I am usually a very good rider in that I hardly ever have to stop for the 'ladies room'. But yesterday, I 'had to go' several times and I attribute it to my kidneys being all 'shook up'!














Seriously though. It was a rather bumpy ride. But I guess it will just take some getting used to. Right now, it is 5 am our time and we are just putting on coffee and getting ready to go out and really check it out for the first time. The guy that did the walk-through told us that the AC was a 13,500 BTU and I told him and my DH that I was certain it was a 15,000. We looked through all the booklets and it did not tell so he was going to remove the screws and look up there to see what it is. We told him we would do it when we got home. My DH says 'It is what it is', but I still want to know because I thought I did all my homework and I was certain that somewhere in my Outback travels, I learned that it would be a 15,000 BTU!
















Ok, well anyway, just wanted to let you all know that we are back. I'm sure we will have some questions for you all before the day is out. I am wanting to get busy on a couple of these rally reservations here pretty quick!


----------



## Moosegut (Sep 24, 2005)

Congratulations! Sounds like it was a good trip home except for the rocking - gee, it's usually okay for the TT to be rocking but not the TV







. Helper springs might aid in that area.

Congrats again,
Scott


----------



## Theycallusthebreeze (Jan 28, 2006)

HAHA! You devil you!














Yes, some type of springs to help are probably in our future! It was pretty 'rocky' and the roads were decent. I would hate to think what it would be like if the roads were as bad as some I've been on!


----------



## Highlander96 (Mar 1, 2005)

Congrats on the new unit. I am pretty sure that it is a 13,500 btu unit. The upgrade to 15K units is in the Sydney units.

They "rocking" motion you are experiencing is probably because the hitch need to be "tweaked". You really should not experience a "kidney shaking" ride.

Good luck and post often.

Happy Outbacking!

Tim


----------



## tdvffjohn (Mar 10, 2005)

You might be a able to tweak the hitch a little, but the camper is for the most part designed to have supplies in it, meaning weight. I would maybe try to load correctly the things you will carry all the time. If you notice on the units with a rear slide, almost all of the storage is from over the axle and forward.
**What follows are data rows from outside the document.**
static int update_enter(UpdateRun &u)
{
    hm_ctx *h = u.h;
    h->tail_valid = false;
    HM_JOIN_LAZY(h);
    HM_ARG(u.a.deltaX > 0 && u.a.max_iter >= 0, "hm_update_run: deltaX must be positive, max_iter >= 0");
    u.chained = h->chain_pending;
    h->chain_pending = false;
    h->last_err_valid = false;
    h->pq_valid = false;
    h->tail_pending = false;
    NEED_TEX(h, "hm_update_run");
    NEED_OBS(h, "hm_update_run");
    u.dbg = getenv("HYDRA_MI_TRACE") != nullptr;
    u.t_enter = std::chrono::steady_clock::now();
    HM_TRY(update_begin(h, u.a.W_prior, u.chained ? nullptr : u.a.X));
    u.stage[0] = u.ms();
    u.collected = !u.chained;
    if (!u.chained) {
        u.X0.assign(u.a.X, u.a.X + u.n4); u.Xcur = u.X0; u.Xold = u.X0;
        HM_HIP(hipMemcpyAsync(h->d_X, h->d_X0, (size_t)u.n4 * sizeof(double), hipMemcpyDeviceToDevice, h->stream));
    }
    return HM_OK;
}

static int update_queue_iteration(UpdateRun &u, int it, SpecSwap &swap)
{
    hm_ctx *h = u.h;
    if (!u.measured_ahead) HM_TRY(measure_dev(h, h->d_X, u.ref_ready, u.a.deltaX, u.a.masked, u.regions_ahead, false));
    u.measured_ahead = false;
    if (u.next_mask && it == 0) {
        HM_HIP(h->own.event(&h->ev_m0));
        HM_HIP(hipEventRecord(h->ev_m0, h->stream));
    }
    if (u.collected) h->X0 = u.Xcur;
    h->have_ref = true;
    u.slot = h->upd_last == 0 ? 1 : 0;
    HM_TRY(ctx_join(h));
    double *rhs_row = solve_step(h, u.slot, u.a.deltaX);
    u.regions_ahead = it + 1 < u.a.max_iter;
    HM_TRY(render_iter(h, h->d_Xn, h->P, true, u.a.masked, u.regions_ahead, u.a.deltaX));
    hipLaunchKernelGGL(k_iter_result, dim3(1), dim3(256), 0, h->stream, rhs_row, u.n4, h->d_tpart,
                       render_strips(h), h->pool.overflow, (const unsigned *)h->d_flowctl, h->pin, (double)(++h->run_ticket),
                       h->result_delay);
    HM_HIP(hipGetLastError());
    if (h->speculate && u.regions_ahead) {
        swap.set();
        u.measured_ahead = true;
        HM_TRY(measure_dev(h, h->d_X, true, u.a.deltaX, u.a.masked, true, false));
    }
    u.t_queued = std::chrono::steady_clock::now();
    return HM_OK;
}

static int update_meanwhile(UpdateRun &u, int it)
{
    hm_ctx *h = u.h;
    if (u.next_mask && it == 0) {
        HM_TRY(ensure_stream2(h));
        HM_HIP(hipStreamWaitEvent(h->stream2, h->ev_m0, 0));
        HM_TRY(prepare_mask(h, u.next_mask));
// ... 87 lines not shown
    u.ref_ready = true;
    h->X0 = u.Xcur;
    *out = Verdict::go_on;
    return HM_OK;
}

static int update_state_final(UpdateRun &u)
{
    hm_ctx *h = u.h;
    if (!u.collected) HM_TRY(chain_collect(u));
    u.stage[1] = u.ms();
    if (u.armed.newton)
        HM_TRY(hm_ms_newton_start(u.armed.worker, h->N, (int)h->pn_l0.size(), h->pn_bars.data(), h->pn_l0.data(), h->pn_par[0],
                                  h->pn_par[1], h->pn_par[2], h->pn_maxiter, h->pn_par[3], u.Xcur.data()));
    u.stage[2] = u.ms();
    return HM_OK;
}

Adding the camping supplies might 'balance' the trailer better. Test that before changing the hitch.

Glad you have finally picked it up.

John


----------



## Crawfish (Sep 14, 2005)

Theycallusthebreeze congrads on the new 30RLS.
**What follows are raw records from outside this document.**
template <int RTT>
__global__ __launch_bounds__(512, 2) void k_encoder_fused(FusedArgs a)
{
    constexpr int RTA = (RTT + 1) / 2;
    constexpr int RTW = RTA;
    constexpr int ROWS = 16 * RTT;
    constexpr int SV = ROWS + 4;
    extern __shared__ __attribute__((aligned(16))) float lds[];
    float* HB = lds;
    float* QA = HB + ROWS * SA;
    float* KB = QA + ROWS * SQ;
    float* VT = KB + ROWS * SQ;
    float* HID = QA;
    float* CST = VT + 64 * SV;
    static_assert(ROWS * SA <= 2 * ROWS * SQ + 64 * SV, "HID must fit QA | KB | VT");
    const ALayout L{HB};

    const int tid = threadIdx.x, lane = tid & 63;
    const int wv = __builtin_amdgcn_readfirstlane(tid >> 6);
    const int cw = wv & 3, rw = wv >> 2;
    const int j = lane & 15, G = lane >> 4;
    const int M = a.M;
    const int row0 = rw ? 16 * RTA : 0;
    const int nrt = rw ? RTT - RTA : RTA;
    const int64_t inst = blockIdx.x;
    const float* hrow = HB + (row0 + j) * SA + G * GA;
#ifdef EAMRL_STAMPS
    unsigned long long st_acc[20] = {0, 0, 0, 0, 0, 0, 0, 0, 0, 0, 0, 0, 0, 0, 0, 0, 0, 0, 0, 0}, st_t = __builtin_readcyclecounter();
#endif

    if (a.h_in) load_h<ROWS>(a.h_in, M, L);
    else init_embedding<ROWS>(a.init, M, L);
    __syncthreads();
    ESTAMP(0);

    for (int layer = 0; layer < a.nlayers; ++layer) {
        const eamrl_encoder_layer& Ly = a.L[layer];
        const float* wp1[3];
        float4 b1[3];
        float2 a1[RTW][2];
#pragma unroll
        for (int x = 0; x < 3; ++x) wp1[x] = Ly.Wqkv + ((int64_t)(8 * x + cw) * (FE / 16)) * 256 + lane * 4;
        load_b0<3>(b1, wp1);
        load_a0<RTW, SA>(a1, hrow, nrt);
        for (int i = tid; i < NCST; i += blockDim.x) {
            float v;
            if (i < C_BO) v = Ly.bqkv[i];
            else if (i < C_B1) v = Ly.bo[i - C_BO];
            else if (i < C_B2) v = Ly.b1[i - C_B1];
            else if (i < C_N1) v = Ly.b2[i - C_B2];
            else {
                const bool second = i >= C_N2;
                const int k = (i - (second ? C_N2 : C_N1));
                const int c = k & (FE - 1);
                const float* gam = second ? Ly.n2_gamma : Ly.n1_gamma;
                const float* bet = second ? Ly.n2_beta : Ly.n1_beta;
                if (a.norm == EAMRL_NORM_BATCH_EVAL) {
                    const float* mean = second ? Ly.n2_mean : Ly.n1_mean;
                    const float* var = second ? Ly.n2_var : Ly.n1_var;
                    const float sc = gam[c] / __builtin_sqrtf(var[c] + a.eps);
                    const float ms = mean[c] * sc;
                    v = k < FE ? sc : bet[c] - ms;
                } else {
                    v = k < FE ? gam[c] : bet[c];
                }
            }
            CST[i] = v;
        }
        __syncthreads();
        f32x4 acc_o[RTW][2];
#pragma unroll
        for (int ct = 0; ct < 2; ++ct) {
            const float b = CST[C_BO + 32 * cw + 16 * ct + j];
#pragma unroll
            for (int rt = 0; rt < RTW; ++rt) acc_o[rt][ct] = splat4(b);
        }
        for (int hg = 0; hg < 2; ++hg) {
            const float* wp3[2];
            float4 b3[2];
#pragma unroll
            for (int ct = 0; ct < 2; ++ct)
                wp3[ct] = Ly.Wo + ((int64_t)(2 * cw + ct) * (FE / 16) + 4 * hg) * 256 + lane * 4;
            {
                f32x4 acc[RTW][3];
                const int ctq = 4 * hg + cw;
#pragma unroll
                for (int x = 0; x < 3; ++x) {
                    const float b = CST[C_BQKV + 16 * (8 * x + ctq) + j];
#pragma unroll
                    for (int rt = 0; rt < RTW; ++rt) acc[rt][x] = splat4(b);
                }
                ESTAMP(16);
                gemm_pass<RTW, 3, SA, FE / 16, false, RTT - RTA>(acc, hrow, nrt, wp1, b1, a1);
                ESTAMP(17);
                load_b0<2>(b3, wp3);
                int je = j, Ge = G;
                asm volatile("" : "+v"(je), "+v"(Ge));
                float* qcol = QA + (je & 3) * 16 + 4 * cw + (je >> 2);
                float* kcol = KB + (je & 3) * 16 + 4 * cw + (je >> 2);
                float* vrow = VT + (16 * cw + je) * SV;
#pragma unroll
                for (int rt = 0; rt < RTW; ++rt)
                    if (rt < nrt) {
                        const int rbase = row0 + 16 * rt + 4 * Ge;
#pragma unroll
                        for (int r = 0; r < 4; ++r) {
                            qcol[(rbase + r) * SQ] = acc[rt][0][r] * 0.25f;
                            kcol[(rbase + r) * SQ] = acc[rt][1][r];
                        }
                        *reinterpret_cast<float4*>(vrow + rbase) =
                            make_float4(acc[rt][2][0], acc[rt][2][1], acc[rt][2][2], acc[rt][2][3]);
                    }
            }
            ESTAMP(1);
            __syncthreads();
            ESTAMP(2);
            {
                int jp = j, Gp = G;
                asm volatile("" : "+v"(jp), "+v"(Gp));
                const int pi = 4 * (jp & 3) + (jp >> 2);
                float kf[RTT][4];
#pragma unroll
                for (int kt = 0; kt < RTT; ++kt) {
                    const float* p = KB + (16 * kt + pi) * SQ + Gp * 16 + 4 * cw;
                    const float2 lo = *reinterpret_cast<const float2*>(p), hi = *reinterpret_cast<const float2*>(p + 2);
                    kf[kt][0] = lo.x; kf[kt][1] = lo.y; kf[kt][2] = hi.x; kf[kt][3] = hi.y;
                }
                float vf[4 * RTT];
                const int NT = (M + 3) >> 2;
                constexpr int FULLT = RTT == 7 ? 4 : RTT == 4 ? 2 : 0;
#pragma unroll
                for (int t = 0; t < 4 * RTT; ++t) vf[t] = (t < NT) ? VT[(16 * cw + jp) * SV + 4 * t + Gp] : 0.0f;
                for (int q = 0; q < nrt; ++q) {
                    const int qrow = row0 + 16 * q + jp;
                    const float* qp = QA + qrow * SQ + Gp * 16 + 4 * cw;
                    const float2 qlo = *reinterpret_cast<const float2*>(qp), qhi = *reinterpret_cast<const float2*>(qp + 2);
                    f32x4 s[RTT];
                    float m = -INFINITY;
#pragma unroll
                    for (int kt = 0; kt < RTT; ++kt) s[kt] = mfma4(kf[kt][0], qlo.x, splat4(0.0f));
#pragma unroll
                    for (int kt = 0; kt < RTT; ++kt) s[kt] = mfma4(kf[kt][1], qlo.y, s[kt]);
#pragma unroll
                    for (int kt = 0; kt < RTT; ++kt) s[kt] = mfma4(kf[kt][2], qhi.x, s[kt]);
#pragma unroll
                    for (int kt = 0; kt < RTT; ++kt) s[kt] = mfma4(kf[kt][3], qhi.y, s[kt]);
#pragma unroll
                    for (int kt = 0; kt < RTT; ++kt) {
                        if (kt >= FULLT && 16 * kt + 16 > M) {
#pragma unroll
                            for (int r = 0; r < 4; ++r)
                                if (16 * kt + 4 * r + Gp >= M) s[kt][r] = -INFINITY;
                        }
                        m = vmax5_raw(m, s[kt][0], s[kt][1], s[kt][2], s[kt][3]);
                    }
                    {
                        auto r16 = __builtin_amdgcn_permlane16_swap(__float_as_uint(m), __float_as_uint(m), false, false);
                        m = vmax_raw(__uint_as_float(r16[0]), __uint_as_float(r16[1]));
                        auto r32 = __builtin_amdgcn_permlane32_swap(__float_as_uint(m), __float_as_uint(m), false, false);
                        m = vmax_raw(__uint_as_float(r32[0]), __uint_as_float(r32[1]));
                    }
#pragma unroll
                    for (int kt = 0; kt < RTT; ++kt) {
                        f32x2 e01 = (f32x2){s[kt][0], s[kt][1]} - splat2(m), e23 = (f32x2){s[kt][2], s[kt][3]} - splat2(m);
                        d_expf2_nonpos_x2(e01, e23);
                        s[kt] = (f32x4){e01.x, e01.y, e23.x, e23.y};
                    }
                    float zp = s[0][0];
#pragma unroll
                    for (int t = 1; t < 4 * RTT; ++t) zp = zp + s[t >> 2][t & 3];
                    {
                        auto r16 = __builtin_amdgcn_permlane16_swap(__float_as_uint(zp), __float_as_uint(zp), false, false);
                        zp = __uint_as_float(r16[0]) + __uint_as_float(r16[1]);
                        auto r32 = __builtin_amdgcn_permlane32_swap(__float_as_uint(zp), __float_as_uint(zp), false, false);
                        zp = __uint_as_float(r32[0]) + __uint_as_float(r32[1]);
                    }
                    f32x4 o = splat4(0.0f);
#pragma unroll
                    for (int kt = 0; kt < RTT; ++kt)
                        if (kt < FULLT || 16 * kt < M) {
#pragma unroll
                            for (int r = 0; r < 4; ++r) o = mfma4(vf[4 * kt + r], s[kt][r], o);
                        }
                    float* op = QA + qrow * SQ + 4 * cw + Gp;
#pragma unroll
                    for (int r = 0; r < 4; ++r) op[r * 16] = o[r] / zp;
                }
            }
            ESTAMP(3);
            __syncthreads();
            ESTAMP(4);
            float2 a3[RTW][2];
            load_a0<RTW, SQ>(a3, QA + (row0 + j) * SQ + G * 16, nrt);
            if (hg == 0) {
#pragma unroll
                for (int x = 0; x < 3; ++x) wp1[x] += 4 * (FE / 16) * 256;
                load_b0<3>(b1, wp1);
                load_a0<RTW, SA>(a1, hrow, nrt);
            }
            gemm_pass<RTW, 2, SQ, 4, false, RTT - RTA>(acc_o, QA + (row0 + j) * SQ + G * 16, nrt, wp3, b3, a3);
            ESTAMP(5);
            __syncthreads();
            ESTAMP(6);
        }
        const float* wp4[2];
        float4 b4[2];
        float2 a4[RTW][2];
#pragma unroll
        for (int ct = 0; ct < 2; ++ct) wp4[ct] = Ly.W1 + ((int64_t)(2 * cw + ct) * (FE / 16)) * 256 + lane * 4;
        load_b0<2>(b4, wp4);
        residual_norm_store<RTW>(acc_o, HB, row0, nrt, cw, j, G, a.norm, CST + C_N1);
        __syncthreads();
        if (a.norm == EAMRL_NORM_INSTANCE) {
            instance_norm(L, M, a.eps, CST + C_N1);
            __syncthreads();
        }
        load_a0<RTW, SA>(a4, hrow, nrt);
        ESTAMP(7);
        f32x4 acc_f[RTW][2];
#pragma unroll
        for (int ct = 0; ct < 2; ++ct) {
            const float b = CST[C_B2 + 32 * cw + 16 * ct + j];
#pragma unroll
            for (int rt = 0; rt < RTW; ++rt) acc_f[rt][ct] = splat4(b);
        }
        for (int ch = 0; ch < FF / 128; ++ch) {
            const float* wp5[2];
            float4 b5[2];
#pragma unroll
            for (int ct = 0; ct < 2; ++ct)
                wp5[ct] = Ly.W2 + ((int64_t)(2 * cw + ct) * (FF / 16) + 8 * ch) * 256 + lane * 4;
            {
                f32x4 acc[RTW][2];
#pragma unroll
                for (int ct = 0; ct < 2; ++ct) {
                    const float b = CST[C_B1 + 16 * (8 * ch + 2 * cw + ct) + j];
#pragma unroll
                    for (int rt = 0; rt < RTW; ++rt) acc[rt][ct] = splat4(b);
                }
                ESTAMP(14);
                gemm_pass<RTW, 2, SA, FE / 16, false, RTT - RTA>(acc, hrow, nrt, wp4, b4, a4);
                ESTAMP(15);
                load_b0<2>(b5, wp5);
#pragma unroll
                for (int ct = 0; ct < 2; ++ct) {
                    const int c = 32 * cw + 16 * ct + j;
                    float* col = HID + (c & 3) * GA + (c >> 2);
#pragma unroll
                    for (int rt = 0; rt < RTW; ++rt)
                        if (rt < nrt) {
#pragma unroll
                            for (int r = 0; r < 4; ++r) {
                                const float v = acc[rt][ct][r];
                                col[(row0 + 16 * rt + 4 * G + r) * SA] = !(v > 0.0f) ? 0.0f : v;
                            }
                        }
                }
            }
            ESTAMP(8);
            __syncthreads();
            ESTAMP(9);
            float2 a5[RTW][2];
            load_a0<RTW, SA>(a5, HID + (row0 + j) * SA + G * GA, nrt);
            if (ch + 1 < FF / 128) {
#pragma unroll
                for (int ct = 0; ct < 2; ++ct) wp4[ct] += 8 * (FE / 16) * 256;
                load_b0<2>(b4, wp4);
                load_a0<RTW, SA>(a4, hrow, nrt);
            }
            gemm_pass<RTW, 2, SA, 8, false, RTT - RTA>(acc_f, HID + (row0 + j) * SA + G * GA, nrt, wp5, b5, a5);
            ESTAMP(10);
            __syncthreads();
            ESTAMP(11);
        }
        residual_norm_store<RTW>(acc_f, HB, row0, nrt, cw, j, G, a.norm, CST + C_N2);
        __syncthreads();
        if (a.norm == EAMRL_NORM_INSTANCE) {
            instance_norm(L, M, a.eps, CST + C_N2);
            __syncthreads();
        }
        ESTAMP(12);
    }
    if (a.h_out) store_h(a.h_out, M, L);
    ESTAMP(13);
    if (a.cache.gctx) graph_context(a.cache.Wg, a.cache.gctx, M, L, CST);
    if (a.cache.out) {
        float* STG = QA;
        float* crow = a.cache.out + (inst * (int64_t)M) * a.cache.ld;
        for (int sl = 0; sl <= a.cache.nproj; ++sl) {
            const bool lp = sl == a.cache.nproj;
            f32x4 acc[RTW][2];
            const float* wp[2];
            float4 b0[2];
#pragma unroll
            for (int ct = 0; ct < 2; ++ct)
                wp[ct] = (lp ? a.cache.WoutT : a.cache.Wc + (int64_t)sl * FE * FE) + ((int64_t)(2 * cw + ct) * (FE / 16)) * 256 + lane * 4;
            load_b0<2>(b0, wp);
#pragma unroll
            for (int ct = 0; ct < 2; ++ct)
#pragma unroll
                for (int rt = 0; rt < RTW; ++rt) acc[rt][ct] = splat4(0.0f);
            if (lp) __syncthreads();
            const float* arow = (lp ? STG : HB) + (row0 + j) * SA + G * GA;
            float2 a0[RTW][2];
            load_a0<RTW, SA>(a0, arow, nrt);
            gemm_pass<RTW, 2, SA, FE / 16, true, RTT - RTA>(acc, arow, nrt, wp, b0, a0);
#pragma unroll
            for (int rt = 0; rt < RTW; ++rt)
                if (rt < nrt) {
                    const int node = row0 + 16 * rt + j;
#pragma unroll
                    for (int ct = 0; ct < 2; ++ct) {
                        const int c = 32 * cw + 16 * ct + 4 * G;
                        const f32x4 v = acc[rt][ct];
                        if (node < M)
                            *reinterpret_cast<float4*>(crow + (int64_t)node * a.cache.ld + sl * FE + c) = make_float4(v[0], v[1], v[2], v[3]);
                        if (sl == 2) {
                            float* p = STG + node * SA + (c >> 2);
                            p[0] = v[0]; p[GA] = v[1]; p[2 * GA] = v[2]; p[3 * GA] = v[3];
                        }
                    }
                }
        }
    }
#ifdef EAMRL_STAMPS
    if (lane == 0) {
        for (int i = 0; i < 20; ++i) atomicAdd(&g_enc_stamps[i], st_acc[i]);
        atomicAdd(&g_enc_stamps[20], 1ull);
    }
#endif
}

That is one good looking Outback.







If me and DW had to do it all over again, I think that is the model we would go with, but we are very happy with our 26RKS.
As for the rocking, I think the others have hit it right on the head. Some people call it porpoising. Tweaking the hitch, moving some weight either forward or to the rear will cure that, no big deal.
Again welcome to the world of Outbacking and look forward to seeing yall at the rallies. I sent you a PM on the reservations for the Spring and Summer rallies.

Leon


----------



## GoVols (Oct 7, 2005)

Theycallusthebreeze,

From your post looks like you live in Nashville? If so, I'm curious if you shopped the closest Outback dealer, Clarksville RV, before heading to Indiana. Let me know, as I live here too.

Also, did you pay Indiana sales tax on the RV, and will TN give you credit or waive sales tax here?


----------



## Katrina (Dec 16, 2004)

You should not need any helper springs with that truck.
What you do need IMHO is a new receiver hitch on the truck.
Make sure you are running 80 PSI in the rear tires of the truck
Take the time to do a proper setup of the dual cam and all will be right with the world.


----------



## PDX_Doug (Nov 16, 2004)

Congrats on the new Outback, TheBreeze! Whoo Hoo.

As for the rocking motion, was that side to side, or fore-aft porpoising?

We have friends with a 2500HD gas burner and a 28RS-DS that suffered form the porpoising to the point it was making the kids car sick. They solved the problem with a set of air bags on the rear axle. Great ride now.

Happy Trails,
Doug


----------



## Theycallusthebreeze (Jan 28, 2006)

Hey Justlookin! Yes, actually we did check out Clarksville RV. They wouldn't even come close to what we paid in Indiana. The little sales girl we had was really sweet but seemed to be 'afraid' to present an offer to the big boss. She said she doubted he would come down any and she was right~~he didn't!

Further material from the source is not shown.